▼▼▼

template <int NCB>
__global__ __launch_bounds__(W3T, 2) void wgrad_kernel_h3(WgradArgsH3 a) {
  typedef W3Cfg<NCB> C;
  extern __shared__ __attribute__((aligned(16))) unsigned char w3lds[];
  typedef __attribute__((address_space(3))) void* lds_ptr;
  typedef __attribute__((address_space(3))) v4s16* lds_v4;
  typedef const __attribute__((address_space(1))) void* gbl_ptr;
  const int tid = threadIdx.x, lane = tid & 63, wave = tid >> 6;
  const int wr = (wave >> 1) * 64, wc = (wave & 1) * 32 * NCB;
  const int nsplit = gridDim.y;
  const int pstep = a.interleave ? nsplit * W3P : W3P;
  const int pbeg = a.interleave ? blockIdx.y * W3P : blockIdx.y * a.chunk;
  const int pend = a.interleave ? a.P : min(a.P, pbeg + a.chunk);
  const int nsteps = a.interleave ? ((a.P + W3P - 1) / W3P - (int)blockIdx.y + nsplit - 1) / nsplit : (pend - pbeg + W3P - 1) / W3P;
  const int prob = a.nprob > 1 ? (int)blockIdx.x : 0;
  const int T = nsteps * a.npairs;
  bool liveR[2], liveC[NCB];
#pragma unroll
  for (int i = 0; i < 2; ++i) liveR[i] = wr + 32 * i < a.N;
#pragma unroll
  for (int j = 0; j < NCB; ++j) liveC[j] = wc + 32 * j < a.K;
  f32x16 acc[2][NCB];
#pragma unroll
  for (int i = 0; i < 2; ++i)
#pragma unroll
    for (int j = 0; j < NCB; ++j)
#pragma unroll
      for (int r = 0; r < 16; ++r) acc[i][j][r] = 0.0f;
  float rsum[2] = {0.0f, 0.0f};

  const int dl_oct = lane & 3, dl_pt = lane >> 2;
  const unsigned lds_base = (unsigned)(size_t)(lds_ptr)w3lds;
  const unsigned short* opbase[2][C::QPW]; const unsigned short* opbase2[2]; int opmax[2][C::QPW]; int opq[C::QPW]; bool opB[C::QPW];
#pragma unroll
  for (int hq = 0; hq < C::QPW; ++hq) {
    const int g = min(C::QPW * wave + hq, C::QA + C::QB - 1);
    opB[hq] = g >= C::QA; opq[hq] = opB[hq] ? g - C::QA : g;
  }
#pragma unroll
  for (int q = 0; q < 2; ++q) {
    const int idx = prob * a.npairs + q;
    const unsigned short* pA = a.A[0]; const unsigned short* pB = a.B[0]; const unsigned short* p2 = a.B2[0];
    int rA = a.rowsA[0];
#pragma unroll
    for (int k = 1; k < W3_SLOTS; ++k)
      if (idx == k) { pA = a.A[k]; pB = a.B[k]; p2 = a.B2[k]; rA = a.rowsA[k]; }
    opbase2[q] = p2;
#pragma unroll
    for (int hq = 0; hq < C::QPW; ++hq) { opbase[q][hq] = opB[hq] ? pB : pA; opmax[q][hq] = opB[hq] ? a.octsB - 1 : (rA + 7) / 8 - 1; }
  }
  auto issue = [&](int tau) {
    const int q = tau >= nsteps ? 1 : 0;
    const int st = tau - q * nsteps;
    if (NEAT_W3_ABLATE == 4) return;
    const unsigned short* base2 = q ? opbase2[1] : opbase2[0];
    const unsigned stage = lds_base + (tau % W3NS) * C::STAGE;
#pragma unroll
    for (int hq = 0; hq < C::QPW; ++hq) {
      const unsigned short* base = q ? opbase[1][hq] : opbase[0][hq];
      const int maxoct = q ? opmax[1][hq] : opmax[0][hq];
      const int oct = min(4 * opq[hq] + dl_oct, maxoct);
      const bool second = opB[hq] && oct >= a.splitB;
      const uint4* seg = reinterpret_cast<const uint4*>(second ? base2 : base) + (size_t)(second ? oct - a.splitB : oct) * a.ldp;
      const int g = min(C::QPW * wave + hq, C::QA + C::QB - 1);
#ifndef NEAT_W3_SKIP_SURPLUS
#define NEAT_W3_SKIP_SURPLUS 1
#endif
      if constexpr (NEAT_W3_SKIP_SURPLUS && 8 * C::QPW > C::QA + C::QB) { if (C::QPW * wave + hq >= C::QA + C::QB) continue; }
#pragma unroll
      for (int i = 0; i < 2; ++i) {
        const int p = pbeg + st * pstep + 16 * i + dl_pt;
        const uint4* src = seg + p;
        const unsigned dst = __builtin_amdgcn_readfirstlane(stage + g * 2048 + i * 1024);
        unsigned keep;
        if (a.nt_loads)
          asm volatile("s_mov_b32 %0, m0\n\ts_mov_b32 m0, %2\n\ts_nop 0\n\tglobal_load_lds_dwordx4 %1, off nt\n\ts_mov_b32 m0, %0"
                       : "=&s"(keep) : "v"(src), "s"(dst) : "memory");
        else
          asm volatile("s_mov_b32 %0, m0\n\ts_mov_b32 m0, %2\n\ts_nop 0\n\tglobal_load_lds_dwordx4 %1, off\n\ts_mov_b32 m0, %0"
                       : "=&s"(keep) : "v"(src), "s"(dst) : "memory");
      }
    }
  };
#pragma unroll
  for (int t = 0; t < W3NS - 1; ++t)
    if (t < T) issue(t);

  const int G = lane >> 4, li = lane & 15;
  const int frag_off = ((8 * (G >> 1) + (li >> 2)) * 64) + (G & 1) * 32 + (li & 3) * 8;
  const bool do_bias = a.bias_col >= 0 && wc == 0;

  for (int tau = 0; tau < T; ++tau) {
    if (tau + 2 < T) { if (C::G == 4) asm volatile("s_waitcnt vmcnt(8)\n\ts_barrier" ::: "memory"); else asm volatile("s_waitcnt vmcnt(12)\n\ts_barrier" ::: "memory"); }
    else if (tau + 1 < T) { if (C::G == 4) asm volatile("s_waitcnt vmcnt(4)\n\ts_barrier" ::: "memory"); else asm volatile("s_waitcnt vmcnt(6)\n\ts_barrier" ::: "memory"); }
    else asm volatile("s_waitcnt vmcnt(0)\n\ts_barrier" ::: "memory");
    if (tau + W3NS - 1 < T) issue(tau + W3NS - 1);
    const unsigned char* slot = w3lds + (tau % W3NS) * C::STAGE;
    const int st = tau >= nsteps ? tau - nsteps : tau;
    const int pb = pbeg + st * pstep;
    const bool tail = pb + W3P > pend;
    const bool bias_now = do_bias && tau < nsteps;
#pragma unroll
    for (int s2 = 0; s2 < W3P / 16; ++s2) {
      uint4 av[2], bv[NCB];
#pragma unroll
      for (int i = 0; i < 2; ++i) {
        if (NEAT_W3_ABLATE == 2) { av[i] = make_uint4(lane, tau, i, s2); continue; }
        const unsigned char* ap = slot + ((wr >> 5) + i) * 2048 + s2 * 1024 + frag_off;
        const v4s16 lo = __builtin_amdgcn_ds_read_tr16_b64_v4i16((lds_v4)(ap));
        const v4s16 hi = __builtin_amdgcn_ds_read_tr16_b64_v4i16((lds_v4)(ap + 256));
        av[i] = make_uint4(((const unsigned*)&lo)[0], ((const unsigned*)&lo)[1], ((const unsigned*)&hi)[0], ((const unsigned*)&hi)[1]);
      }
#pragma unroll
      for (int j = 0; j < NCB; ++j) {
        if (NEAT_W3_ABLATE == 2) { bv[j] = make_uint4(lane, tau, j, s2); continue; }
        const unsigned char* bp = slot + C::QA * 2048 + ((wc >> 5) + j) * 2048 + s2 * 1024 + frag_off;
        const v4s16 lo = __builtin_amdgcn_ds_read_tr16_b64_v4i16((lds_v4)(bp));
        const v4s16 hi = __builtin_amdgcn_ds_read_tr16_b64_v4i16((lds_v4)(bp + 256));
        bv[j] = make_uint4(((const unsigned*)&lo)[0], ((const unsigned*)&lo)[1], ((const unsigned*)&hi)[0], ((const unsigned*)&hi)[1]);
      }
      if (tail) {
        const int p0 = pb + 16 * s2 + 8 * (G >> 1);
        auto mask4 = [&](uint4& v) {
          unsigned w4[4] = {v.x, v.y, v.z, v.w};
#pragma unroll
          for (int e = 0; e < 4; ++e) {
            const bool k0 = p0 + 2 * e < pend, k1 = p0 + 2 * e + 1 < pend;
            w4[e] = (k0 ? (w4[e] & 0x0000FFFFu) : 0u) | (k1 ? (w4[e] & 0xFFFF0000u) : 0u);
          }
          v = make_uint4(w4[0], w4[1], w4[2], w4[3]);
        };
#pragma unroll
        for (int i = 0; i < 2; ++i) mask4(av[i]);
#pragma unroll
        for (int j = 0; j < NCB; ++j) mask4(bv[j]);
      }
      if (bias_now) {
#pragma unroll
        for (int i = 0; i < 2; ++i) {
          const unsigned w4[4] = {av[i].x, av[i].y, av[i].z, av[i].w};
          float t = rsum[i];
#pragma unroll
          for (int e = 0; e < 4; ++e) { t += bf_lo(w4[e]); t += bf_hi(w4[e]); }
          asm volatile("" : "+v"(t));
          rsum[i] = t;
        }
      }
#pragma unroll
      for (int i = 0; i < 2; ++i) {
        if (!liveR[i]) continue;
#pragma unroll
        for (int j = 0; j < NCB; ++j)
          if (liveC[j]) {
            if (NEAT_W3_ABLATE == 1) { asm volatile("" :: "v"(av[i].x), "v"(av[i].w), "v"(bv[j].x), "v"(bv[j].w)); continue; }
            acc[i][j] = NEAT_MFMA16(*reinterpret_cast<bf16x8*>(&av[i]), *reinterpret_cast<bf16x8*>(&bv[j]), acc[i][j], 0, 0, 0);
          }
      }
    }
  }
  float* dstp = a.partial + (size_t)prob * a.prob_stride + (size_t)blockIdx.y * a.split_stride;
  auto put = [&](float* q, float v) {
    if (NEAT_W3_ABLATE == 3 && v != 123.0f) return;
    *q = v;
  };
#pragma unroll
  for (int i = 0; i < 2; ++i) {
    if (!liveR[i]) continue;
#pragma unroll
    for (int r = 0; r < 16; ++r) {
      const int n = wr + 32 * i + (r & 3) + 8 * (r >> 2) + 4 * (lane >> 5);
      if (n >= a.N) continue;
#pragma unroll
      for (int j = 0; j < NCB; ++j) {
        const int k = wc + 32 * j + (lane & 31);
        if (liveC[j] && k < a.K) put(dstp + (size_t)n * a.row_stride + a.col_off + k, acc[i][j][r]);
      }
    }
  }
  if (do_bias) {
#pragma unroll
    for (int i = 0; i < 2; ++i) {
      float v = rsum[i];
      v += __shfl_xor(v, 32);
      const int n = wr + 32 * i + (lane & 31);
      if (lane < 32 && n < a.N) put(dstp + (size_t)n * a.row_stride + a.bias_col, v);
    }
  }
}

▲▲▲

■ **Task directions**:
From the opening line of the data above through the line that contains "typedef __attribute__((address_space(3))) void*", please print each line as it stands and only those lines.

■ **Response to the task**:
template <int NCB>
__global__ __launch_bounds__(W3T, 2) void wgrad_kernel_h3(WgradArgsH3 a) {
  typedef W3Cfg<NCB> C;
  extern __shared__ __attribute__((aligned(16))) unsigned char w3lds[];
  typedef __attribute__((address_space(3))) void* lds_ptr;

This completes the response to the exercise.